Como aponta o site ILISP, parece que a decisão da Folha de S. Paulo de radicalizar na parcialidade em favor de projetos totalitários de poder – especialmente o do PT – está custando leitores.

As vendas do jornal caíram vertiginosamente nos últimos anos. Números do IVC (Instituto Verificador de Comunicação) – financiado pelas próprias empresas de mídia para auferir o alcance de cada veículo e informá-lo ao mercado publicitário – lembram que a circulação diária média do jornal caiu de 239 mil jornais em dezembro de 2013 para 166 mil em abril de 2016, uma queda de 30% em menos de três anos. A queda na circulação diária média da versão impressa não foi acompanhada por um grande aumento na versão digital do jornal, com a circulação digital subindo apenas 2%, de 134 mil em dezembro de 2014 para 137 mil em abril de 2016.

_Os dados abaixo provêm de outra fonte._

template <int BLOCK_N>
struct EpiBox {
    static constexpr int kRB = BLOCK_N * 2 < 128 ? BLOCK_N * 2 : 128;
    static constexpr int kCols = kRB / 2;
    static constexpr int kNB = BLOCK_N / kCols;
    static constexpr uint32_t kBytes = 64u * kRB;
};
struct EpiOrigin {
    int x, y, img;
};
__device__ __forceinline__ EpiOrigin epi_origin(const ConvParams& p, int mt, int wg) {
    if (p.a_mode != A_PATCH) return {0, mt * kBlockM + 64 * wg, 0};
    const int per_img = p.tiles_x * p.tiles_y;
    const int img = fdiv(mt, per_img, p.rcp_per_img);
    const int rem = mt - img * per_img;
    const int ty = fdiv(rem, p.tiles_x, p.rcp_tiles_x);
    const int x = (rem - ty * p.tiles_x) * p.tw, y = ty * p.th;
    return p.tw > 64 ? EpiOrigin{x + 64 * wg, y, img} : EpiOrigin{x, y + wg * (64 / p.tw), img};
}

template <int BLOCK_N, int MT, int KS, bool BF16>
__device__ __forceinline__ void mma_batch(float (&acc)[MT][BLOCK_N / 2], uint32_t a_lo, uint32_t a_sub16, uint32_t a_hi, uint32_t b_lo,
                                          uint32_t b_hi, uint32_t scale_first) {
    wgmma_fence();
#pragma unroll
    for (int k = 0; k < KS; ++k)
#pragma unroll
        for (int mi = 0; mi < MT; ++mi)
            Wgmma<BLOCK_N>::template run<BF16, 0, 0>(acc[mi], gmma_desc(a_lo + mi * a_sub16 + 2 * k, a_hi), gmma_desc(b_lo + 2 * k, b_hi),
                                                     k == 0 ? scale_first : 1u);
    wgmma_commit();
}

template <int BLOCK_N, int EPI, int MT, bool OPT, bool BF16>
__global__ void __launch_bounds__(kThreads, 1)
conv_gemm_kernel(const __grid_constant__ CUtensorMap tmA, const __grid_constant__ CUtensorMap tmB, const __grid_constant__ CUtensorMap tmO,
                 const __grid_constant__ CUtensorMap tmR, const ConvParams p) {
    static_assert(MT * BLOCK_N <= 256, "accumulators: at most 128 fp32 registers per consumer thread");
    constexpr bool kConv = EPI != 1;
    constexpr bool kLeaky = EPI == 2;
    constexpr int kAcc = BLOCK_N / 2;
    using Box = EpiBox<BLOCK_N>;
    const bool tma_epi = kConv && !OPT && p.tma_epi;

    extern __shared__ __align__(1024) uint8_t smem_raw[];
    uint8_t* smem = reinterpret_cast<uint8_t*>((reinterpret_cast<uintptr_t>(smem_raw) + 1023) & ~uintptr_t(1023));
    const SmemLayout L = smem_layout(EPI, p.no, p.bias_n, p.a_stages, p.b_stages, p.a_stage_bytes, p.b_stage_bytes, p.stg_bytes);
// ... 41 lines not shown
    griddep_launch_dependents();

    const int nn = p.num_n_tiles;
    const int num_tiles = ((p.num_m_super + csize - 1) / csize) * nn;
    const int tile0 = blockIdx.x / csize, tile_step = gridDim.x / csize;
    const uint32_t row_bytes = p.block_k * 2;
    const bool patch = p.a_mode == A_PATCH;
    const bool wide = OPT && p.patch_pw > 0;
    const int grp = wide ? p.kh * p.kw : (patch ? p.kh : 1);
    const int num_groups = wide ? p.c_chunks : (patch ? p.c_chunks * p.kw : p.kh * p.kw * p.c_chunks);

    if (warp < 4) {
        setmaxnreg_dec<56>();
    }
    if (warp == 0) {
        int as = 0, bs = 0;
        uint32_t aph = 0, bph = 0, sph = 0;
        for (int tile = tile0; tile < num_tiles; tile += tile_step) {
            const int ms = (tile / nn) * csize + static_cast<int>(crank);
            const int n0 = (tile - (tile / nn) * nn) * BLOCK_N;
            int img[MT], y0[MT], x0[MT];
#pragma unroll
            for (int mi = 0; mi < MT; ++mi) {
                const int mt = ms * MT + mi;
                img[mi] = y0[mi] = x0[mi] = 0;
                if (p.a_mode == A_IM2COL) {
                    const int m0 = mt * kBlockM;
                    img[mi] = fdiv(m0, p.HoWo, p.rcp_HoWo);
                    const int rem = m0 - img[mi] * p.HoWo;
                    const int oy = fdiv(rem, p.Wo, p.rcp_Wo);
                    y0[mi] = oy * p.stride - p.pad_h;
                    x0[mi] = (rem - oy * p.Wo) * p.stride - p.pad_w;
                } else if (patch) {
                    const int per_img = p.tiles_x * p.tiles_y;
                    img[mi] = fdiv(mt, per_img, p.rcp_per_img);
                    const int rem = mt - img[mi] * per_img;
                    const int ty = fdiv(rem, p.tiles_x, p.rcp_tiles_x);
                    y0[mi] = ty * p.th - p.pad_h;
                    x0[mi] = (rem - ty * p.tiles_x) * p.tw - p.pad_w;
                }
            }
            auto issue_group = [&](int cc, int s, int r0) {
                mbar_wait(&a_empty[as], aph ^ 1);
                if (elect_one()) {
                    mbar_arrive_expect_tx(&a_full[as], p.a_stage_bytes);
#pragma unroll
                    for (int mi = 0; mi < MT; ++mi) {
                        uint8_t* a_dst = sA + as * p.a_stage_bytes + mi * p.a_sub_bytes;
                        if (wide) {
                            if (mi == 0) tma_load_4d(&tmA, &a_full[as], a_dst, cc * p.block_k, x0[0], y0[0], img[0]);
                        } else if (p.a_mode == A_LINEAR) tma_load_2d(&tmA, &a_full[as], a_dst, cc * p.block_k, (ms * MT + mi) * kBlockM);
                        else if (p.a_mode == A_IM2COL)
                            tma_load_im2col_4d(&tmA, &a_full[as], a_dst, cc * p.block_k, x0[mi], y0[mi], img[mi], static_cast<uint16_t>(s),
                                               static_cast<uint16_t>(r0));
                        else tma_load_4d(&tmA, &a_full[as], a_dst, cc * p.block_k, x0[mi] + s, y0[mi], img[mi]);
                    }
                }
                __syncwarp();
                if (++as == p.a_stages) { as = 0; aph ^= 1; }
                for (int j = 0; j < grp; ++j) {
                    const int r = patch ? j : r0;
                    const int kb = wide ? j * p.c_chunks + cc : (r * p.kw + s) * p.c_chunks + cc;
                    const bool stage_first = !p.b_grouped || j == 0, stage_last = !p.b_grouped || j == grp - 1;
                    if (stage_first) mbar_wait(&b_empty[bs], bph ^ 1);
                    if (elect_one()) {
                        if (stage_first) mbar_arrive_expect_tx(&b_full[bs], p.b_stage_bytes);
                        uint8_t* b_dst = sB + bs * p.b_stage_bytes + (p.b_grouped ? j * p.b_sub_bytes : 0u);
                        if (csize == 1) tma_load_2d(&tmB, &b_full[bs], b_dst, kb * p.block_k, n0);
                        else {
                            const int slice_rows = BLOCK_N / csize;
                            tma_load_2d_mcast(&tmB, &b_full[bs], b_dst + crank * slice_rows * row_bytes, kb * p.block_k,
                                              n0 + static_cast<int>(crank) * slice_rows, static_cast<uint16_t>((1u << csize) - 1u));
                        }
                    }
                    __syncwarp();
                    if (stage_last && ++bs == p.b_stages) { bs = 0; bph ^= 1; }
                }
            };
            if (wide) {
                for (int cc = 0; cc < p.c_chunks; ++cc) issue_group(cc, 0, 0);
            } else if (patch) {
                for (int cc = 0; cc < p.c_chunks; ++cc)
                    for (int s = 0; s < p.kw; ++s) issue_group(cc, s, 0);
            } else {
                for (int r = 0; r < p.kh; ++r)
                    for (int s = 0; s < p.kw; ++s)
                        for (int cc = 0; cc < p.c_chunks; ++cc) issue_group(cc, s, r);
            }
            if (tma_epi) {
                mbar_wait(stg_free, sph ^ 1);
                if (elect_one()) {
                    if (p.res) {
                        mbar_arrive_expect_tx(res_full, p.stg_bytes);
#pragma unroll 1
                        for (int i = 0; i < kConsumers * MT; ++i) {
                            const EpiOrigin o = epi_origin(p, ms * MT + i % MT, i / MT);
#pragma unroll
                            for (int b = 0; b < Box::kNB; ++b) {
                                uint8_t* dst = stg + (i * Box::kNB + b) * Box::kBytes;
                                if (patch) tma_load_4d(&tmR, res_full, dst, n0 + b * Box::kCols, o.x, o.y, o.img);
                                else tma_load_2d(&tmR, res_full, dst, n0 + b * Box::kCols, o.y);
                            }
                        }
                    } else {
                        mbar_arrive(res_full);
                    }
                }
                __syncwarp();
                sph ^= 1;
            }
        }
    } else if (warp >= 4) {
    setmaxnreg_inc<224>();
    const int wg = (warp >> 2) - 1;
    const int ct = threadIdx.x - 128;
    const int wrow = wg * 64 + (warp & 3) * 16 + (lane >> 2);
    const int ccol = 2 * (lane & 3);
    const bool signal = (threadIdx.x & 127) == 0;
    constexpr bool bf16 = BF16;
    const uint32_t dhi = gmma_desc_hi(row_bytes);
    const uint32_t a_hi = wide ? (dhi & ~0x3FFFu) | (((static_cast<uint32_t>(p.patch_pw) * row_bytes) >> 4) & 0x3FFFu) : dhi;
    const uint32_t a_base = gmma_desc_lo(smem_u32(sA) + (wide ? wg * 8 * p.patch_pw : wg * 64) * row_bytes), b_base = gmma_desc_lo(smem_u32(sB));
    const uint32_t row16 = row_bytes >> 4;
    const uint32_t a_stage16 = p.a_stage_bytes >> 4, b_stage16 = p.b_stage_bytes >> 4, a_sub16 = p.a_sub_bytes >> 4;
    const uint32_t b_sub16 = p.b_sub_bytes >> 4;
    const uint32_t a_shift16 = patch ? (p.tw * row_bytes) >> 4 : 0;
    const int k_steps = p.block_k / 16;
    const int per_img = p.tiles_x * p.tiles_y;
    const int tw_shift = patch ? __ffs(p.tw) - 1 : 0;
    int as = 0, bs = 0, head_set = 0;
    uint32_t aph = 0, bph = 0, rph = 0;
    float acc[MT][kAcc];
#pragma unroll
    for (int mi = 0; mi < MT; ++mi)
#pragma unroll
        for (int i = 0; i < kAcc; ++i) acc[mi][i] = 0.0f;

    int pend_as = 0, pend_bs = 0;
    bool pend_a_last = false, pend_b_last = false;
    auto release_pending = [&]() {
        if (!signal) return;
        if (pend_b_last) {
            if (csize == 1) mbar_arrive(&b_empty[pend_bs]);
            else
                for (int r = 0; r < csize; ++r) mbar_arrive_cluster(mapa_u32(&b_empty[pend_bs], static_cast<uint32_t>(r)));
        }
        if (pend_a_last) mbar_arrive(&a_empty[pend_as]);
    };

    for (int tile = tile0; tile < num_tiles; tile += tile_step) {
        const int ms = (tile / nn) * csize + static_cast<int>(crank);
        const int nt = tile - (tile / nn) * nn;
        const int n0 = nt * BLOCK_N;
        for (int g = 0; g < num_groups; ++g) {
            mbar_wait(&a_full[as], aph);
            const uint32_t a_stage_lo = a_base + as * a_stage16;
            uint32_t a_lo = a_stage_lo;
            for (int j = 0; j < grp; ++j) {
                if (wide) {
                    const int tr = j / p.kw, ts = j - tr * p.kw;
                    a_lo = a_stage_lo + (tr * p.patch_pw + ts) * row16;
                }
                const bool stage_first = !p.b_grouped || j == 0, stage_last = !p.b_grouped || j == grp - 1;
                if (stage_first) mbar_wait(&b_full[bs], bph);
                const uint32_t b_lo = b_base + bs * b_stage16 + (p.b_grouped ? j * b_sub16 : 0u);
                const uint32_t scale_first = (g | j) != 0 ? 1u : 0u;
// ... 458 lines not shown
    g.pad_w = d->kw ? d->pad_w : d->pad;
    g.xs = d->in_x_stride ? d->in_x_stride : d->in_pitch;
    g.ys = d->in_y_stride ? d->in_y_stride : static_cast<long long>(d->in_w) * g.xs;
    g.ns = d->in_n_stride ? d->in_n_stride : static_cast<long long>(d->in_h) * g.ys;
    g.Ho = (d->in_h + 2 * g.pad_h - g.kh) / d->stride + 1;
    g.Wo = (d->in_w + 2 * g.pad_w - g.kw) / d->stride + 1;
    return g;
}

Só em 2016, a empresa teve três cortes de profissionais. No último, a Folha demitiu ao menos oito profissionais de sua redação em São Paulo: Alessandra Balles, redatora especial da primeira página; Cláudio Augusto, pauteiro de Cotidiano; Guilherme Brendler e Ricardo Gallo, repórteres de Cotidiano; Sandro Macedo, editor do F5; e os fotógrafos Diego Padgurschi, Eduardo Knapp e Moacyr Lopes Jr., que continuarão a colaborar com o jornal de forma eventual como PJs. O jornal também demitiu funcionários da área administrativa e uniu a Agência Folha à editoria Cotidiano para cortar custos.

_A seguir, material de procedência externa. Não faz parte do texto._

int ltx2_flash_attn_gated_parts(const void* Q, int64_t ldq, const void* K, int64_t ldk, const void* VT, int Npad, void* out, int64_t ldo, int Nq, int Nkv,
                                int H, int head_dim, float scale, const void* x, int64_t ldx, const void* gate_w, const float* gate_b, int Dq, float* parts,
                                void* stream);

int ltx2_rope_tables(const float* positions, const float* freq_grid, const float* max_pos, int N, int n_dims, int n_freq,
                     int half_dim, float* cos_out, float* sin_out, void* stream);

int ltx2_timestep_sinusoid(const float* t, int64_t t_stride, float mult, int T, int dim, float* out_f32,
                           void* out_bf16, void* stream);

int ltx2_dequant_fp8_e4m3fn(const void* in, float scale, void* out_bf16, int64_t n, void* stream);
int ltx2_cast_f32_bf16(const float* in, void* out, int64_t n, void* stream);

int ltx2_x0_from_velocity(const float* latent, const float* velocity, const float* ts_ptr, int64_t ts_stride,
                          float ts_scalar, float* x0, int rows, int C, void* stream);

int ltx2_euler_step(const float* x, const float* x0, const float* mask, const float* clean, float sigma,
                    float sigma_next, float* out, int rows, int C, void* stream);

int ltx2_vae_prepare_latent(const float* latent, const float* std, const float* mean, const float* noise,
                            float noise_scale, void* out_bf16, int C, int64_t P, void* stream);
int ltx2_pixnorm_mod_silu(const void* x, void* y, int64_t P, int C, float eps, const float* table, const float* te,
                          int shift_row, int scale_row, void* stream);
int ltx2_vae_unpatchify(const void* x, float* video, int T, int H, int W, void* stream);
int ltx2_video_to_uint8(const float* video, uint8_t* frames, int T, int H, int W, void* stream);
int ltx2_video_chunk_to_uint8(const float* cur, const float* prev, const float* ramp, uint8_t* frames, int Tc, int prev_T, int ov, int H,
                              int W, int t_dst0, int T_out, void* stream);
int ltx2_tile_blend_accumulate(const float* tile, int dt, int dh, int dw, int nt, int nh, int nw, const float* mt, const float* mh,
                               const float* mw, float* out, float* wsum, int OT, int OH, int OW, int t0, int h0, int w0, void* stream);
int ltx2_tile_blend_finish(float* out, const float* wsum, int64_t plane, void* stream);

#define LTX2_MODEL_VIDEO_ONLY 0
#define LTX2_MODEL_AUDIO_VIDEO 1

typedef struct ltx2_dit ltx2_dit;

typedef struct ltx2_dit_config {
    int num_layers;
    int num_heads;
    int head_dim;
    int in_channels;
    int out_channels;
    int caption_channels;
    float norm_eps;
    float timestep_scale;
    int model_type;
    int audio_heads;
    int audio_head_dim;
    int audio_in_channels;
    int audio_out_channels;
    int cross_attention_adaln;
    int apply_gated_attention;
    float av_ca_timestep_scale;
} ltx2_dit_config;

int ltx2_dit_create(const ltx2_dit_config* cfg, ltx2_dit** out);
void ltx2_dit_destroy(ltx2_dit* ctx);

int ltx2_dit_set_weight(ltx2_dit* ctx, const char* name, const void* ptr, int dtype, int64_t numel);

int64_t ltx2_dit_workspace_bytes(const ltx2_dit* ctx, int N, int S, int per_token);
int ltx2_dit_bind_workspace(ltx2_dit* ctx, void* ptr, int64_t bytes, int N, int S, int per_token);
int64_t ltx2_dit_workspace_bytes_av(const ltx2_dit* ctx, int N, int S, int Na, int Sa, int per_token);
int ltx2_dit_bind_workspace_av(ltx2_dit* ctx, void* ptr, int64_t bytes, int N, int S, int Na, int Sa, int per_token);

int ltx2_dit_prepare(ltx2_dit* ctx, const float* context, int S, const float* rope_cos, const float* rope_sin,
                     void* stream);
int ltx2_dit_prepare_av(ltx2_dit* ctx, const float* v_context, int S, const float* v_cos, const float* v_sin,
                        const float* v_cross_cos, const float* v_cross_sin, const float* a_context, int Sa,
                        const float* a_cos, const float* a_sin, const float* a_cross_cos, const float* a_cross_sin,
                        void* stream);

int ltx2_dit_forward(ltx2_dit* ctx, const float* latent, const float* timesteps, int n_timesteps, const float* sigma,
                     float* velocity, void* stream);
int ltx2_dit_forward_av(ltx2_dit* ctx, const float* v_latent, const float* v_timesteps, int n_v_timesteps,
                        const float* v_sigma, const float* a_latent, const float* a_timesteps, int n_a_timesteps,
                        const float* a_sigma, float* v_velocity, float* a_velocity, void* stream);

int ltx2_dit_denoise_step(ltx2_dit* ctx, float* latent, const float* timesteps, int n_timesteps, const float* sigma_dev,
                          const float* mask, const float* clean, float sigma, float sigma_next, float* x0_out, void* stream);
int ltx2_dit_denoise_step_av(ltx2_dit* ctx, float* v_latent, float* a_latent, const float* v_timesteps,
                             int n_v_timesteps, const float* a_timesteps, int n_a_timesteps, const float* sigma_dev,
                             const float* v_mask, const float* v_clean, const float* a_mask, const float* a_clean,
                             float sigma, float sigma_next, float* v_x0_out, float* a_x0_out, void* stream);

int ltx2_dit_graph_capture(ltx2_dit* ctx, float* latent, const float* host_sigmas, int n_steps, void* stream);
int ltx2_dit_graph_capture_cond(ltx2_dit* ctx, float* latent, const float* host_sigmas, int n_steps, const float* mask, int64_t n_mask, const float* clean,
                                int64_t n_clean, void* stream);
int ltx2_dit_graph_capture_cond_av(ltx2_dit* ctx, float* v_latent, float* a_latent, const float* host_sigmas, int n_steps, const float* v_mask, int64_t n_v_mask,
                                   const float* v_clean, int64_t n_v_clean, const float* a_mask, int64_t n_a_mask, const float* a_clean, int64_t n_a_clean, void* stream);
int ltx2_dit_graph_capture_av(ltx2_dit* ctx, float* v_latent, float* a_latent, const float* host_sigmas, int n_steps,
                              void* stream);
int ltx2_dit_graph_launch(ltx2_dit* ctx, void* stream);

int ltx2_dit_set_context_mask(ltx2_dit* ctx, int modality, const float* mask, int S, void* stream);

int ltx2_dit_set_option(ltx2_dit* ctx, const char* name, int value);


int ltx2_dit_profile_begin(ltx2_dit* ctx, int epilogue);
int ltx2_dit_profile_end(ltx2_dit* ctx, double* total_ms, int64_t* launches, double* flops);

typedef struct ltx2_vae ltx2_vae;

#define LTX2_VAE_MAX_BLOCKS 16
#define LTX2_VAE_RES 0
#define LTX2_VAE_UPSAMPLE 1

typedef struct ltx2_vae_config {
    int n_blocks;
    int kind[LTX2_VAE_MAX_BLOCKS];
    int num_layers[LTX2_VAE_MAX_BLOCKS];
    int stride[LTX2_VAE_MAX_BLOCKS][3];
    int multiplier[LTX2_VAE_MAX_BLOCKS];
    int residual[LTX2_VAE_MAX_BLOCKS];
    int base_channels;
    int latent_channels;
    int timestep_conditioning;
    float decode_noise_scale;
} ltx2_vae_config;

int ltx2_vae_create(const ltx2_vae_config* cfg, ltx2_vae** out);
void ltx2_vae_destroy(ltx2_vae* ctx);
int ltx2_vae_set_weight(ltx2_vae* ctx, const char* name, const void* ptr, int dtype, int64_t numel);
int ltx2_vae_set_timestep_multiplier(ltx2_vae* ctx, float multiplier);
int64_t ltx2_vae_workspace_bytes(const ltx2_vae* ctx, int T, int H, int W);
int ltx2_vae_bind_workspace(ltx2_vae* ctx, void* ptr, int64_t bytes);
int ltx2_vae_decode(ltx2_vae* ctx, const float* latent, int T, int H, int W, float timestep, const float* noise,
                    int causal, float* video, void* stream);
int ltx2_vae_out_frames(const ltx2_vae* ctx, int T);

int ltx2_gemma_attn(const void* q, int64_t ldq, const void* k, int64_t ldk, const void* v, int64_t ldv, void* out, int64_t ldo, int Tq,
                    int Tkv, int heads, int kv_heads, int causal, int window, float scale, void* stream);
int ltx2_gemma_qknorm_rope(void* qkv, int64_t ld, int rows, int q_heads, int kv_heads, const float* q_w, const float* k_w, float eps,
                           const float* cos, const float* sin, void* stream);
int ltx2_gemma_resid_norm(const float* x_in, int64_t ldx, const void* y, int64_t ldy, const float* w_post, const float* w_next, float* x_out,
                          int64_t ld_xout, void* h_out, int64_t ldh, float* hf_out, int64_t ldhf, int rows, int D, float eps, void* stream);
#define LTX2_GEMMA_ACT_SILU 0
#define LTX2_GEMMA_ACT_GELU_TANH 1
int ltx2_gemma_gated_act(const void* gu, int64_t ldgu, void* out, int64_t ldo, int rows, int inter, int act, void* stream);
int ltx2_gemma_embed(const int32_t* ids, int rows, const void* table, int vocab, int D, float scale, float* x, int64_t ldx, void* stream);
int ltx2_gemma_features_rms(const float* hs, int64_t layer_stride, int64_t row_stride, const int32_t* valid, void* out, int64_t ldo, int T, int L,
                            int D, float eps, void* stream);

#define LTX2_AUDIO_PRO_NONE 0
#define LTX2_AUDIO_PRO_LEAKY_RELU 1
#define LTX2_AUDIO_PRO_MAGNITUDE 2
#define LTX2_AUDIO_ACT_NONE 0
#define LTX2_AUDIO_ACT_TANH 1
#define LTX2_AUDIO_ACT_CLIP 2
#define LTX2_AUDIO_ACT_LOG 3
int ltx2_audio_conv(const float* x, int64_t ldx, int h_in, int w_in, int c_in, const float* w, int64_t ldw, const float* bias, float* y,
                    int64_t ldy, int h_out, int w_out, int c_out, int kh, int kw, int stride, int dilation, int pad_h, int pad_w, int upsample,
                    int prologue, float slope, const float* res, int64_t ldres, float alpha, float beta, int act, void* stream);
int ltx2_audio_conv_transpose1d(const float* x, int64_t ldx, int t_in, int c_in, const float* w_phase, const float* bias, float* y, int64_t ldy,
                                int t_out, int c_out, int k, int rate, int padding, int prologue, float slope, void* stream);
int ltx2_audio_pixnorm_silu(const float* x, int64_t ldx, float* y, int64_t ldy, int64_t rows, int c, float eps, void* stream);
int ltx2_audio_snake_aa(const float* x, int64_t ldx, int t, int c, const float* alpha, const float* beta, const float* up_filter, int up_k,
                        const float* down_filter, int down_k, float* y, int64_t ldy, void* stream);
int ltx2_audio_upsample(const float* x, int64_t ldx, int t_in, int c, const float* filter, int k, int ratio, int pad, int pad_left, float* y,
                        int64_t ldy, int t_out, void* stream);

A Folha se tornou conhecida por atacar os movimentos de rua a partir de narrativas pró-PT. Números do Datafolha costumavam apontar um número de manifestantes muito menor do que aquele que realmente comparecia aos protestos (os números oficiais, da PM, sempre eram duas a três vezes maiores do que os do instituto do jornal). Ultimamente, o jornal também adotou a narrativa petista de “novas eleições”, que fora unicamente formatada pela equipe de propaganda do PT para tentar enganar senadores e o povo.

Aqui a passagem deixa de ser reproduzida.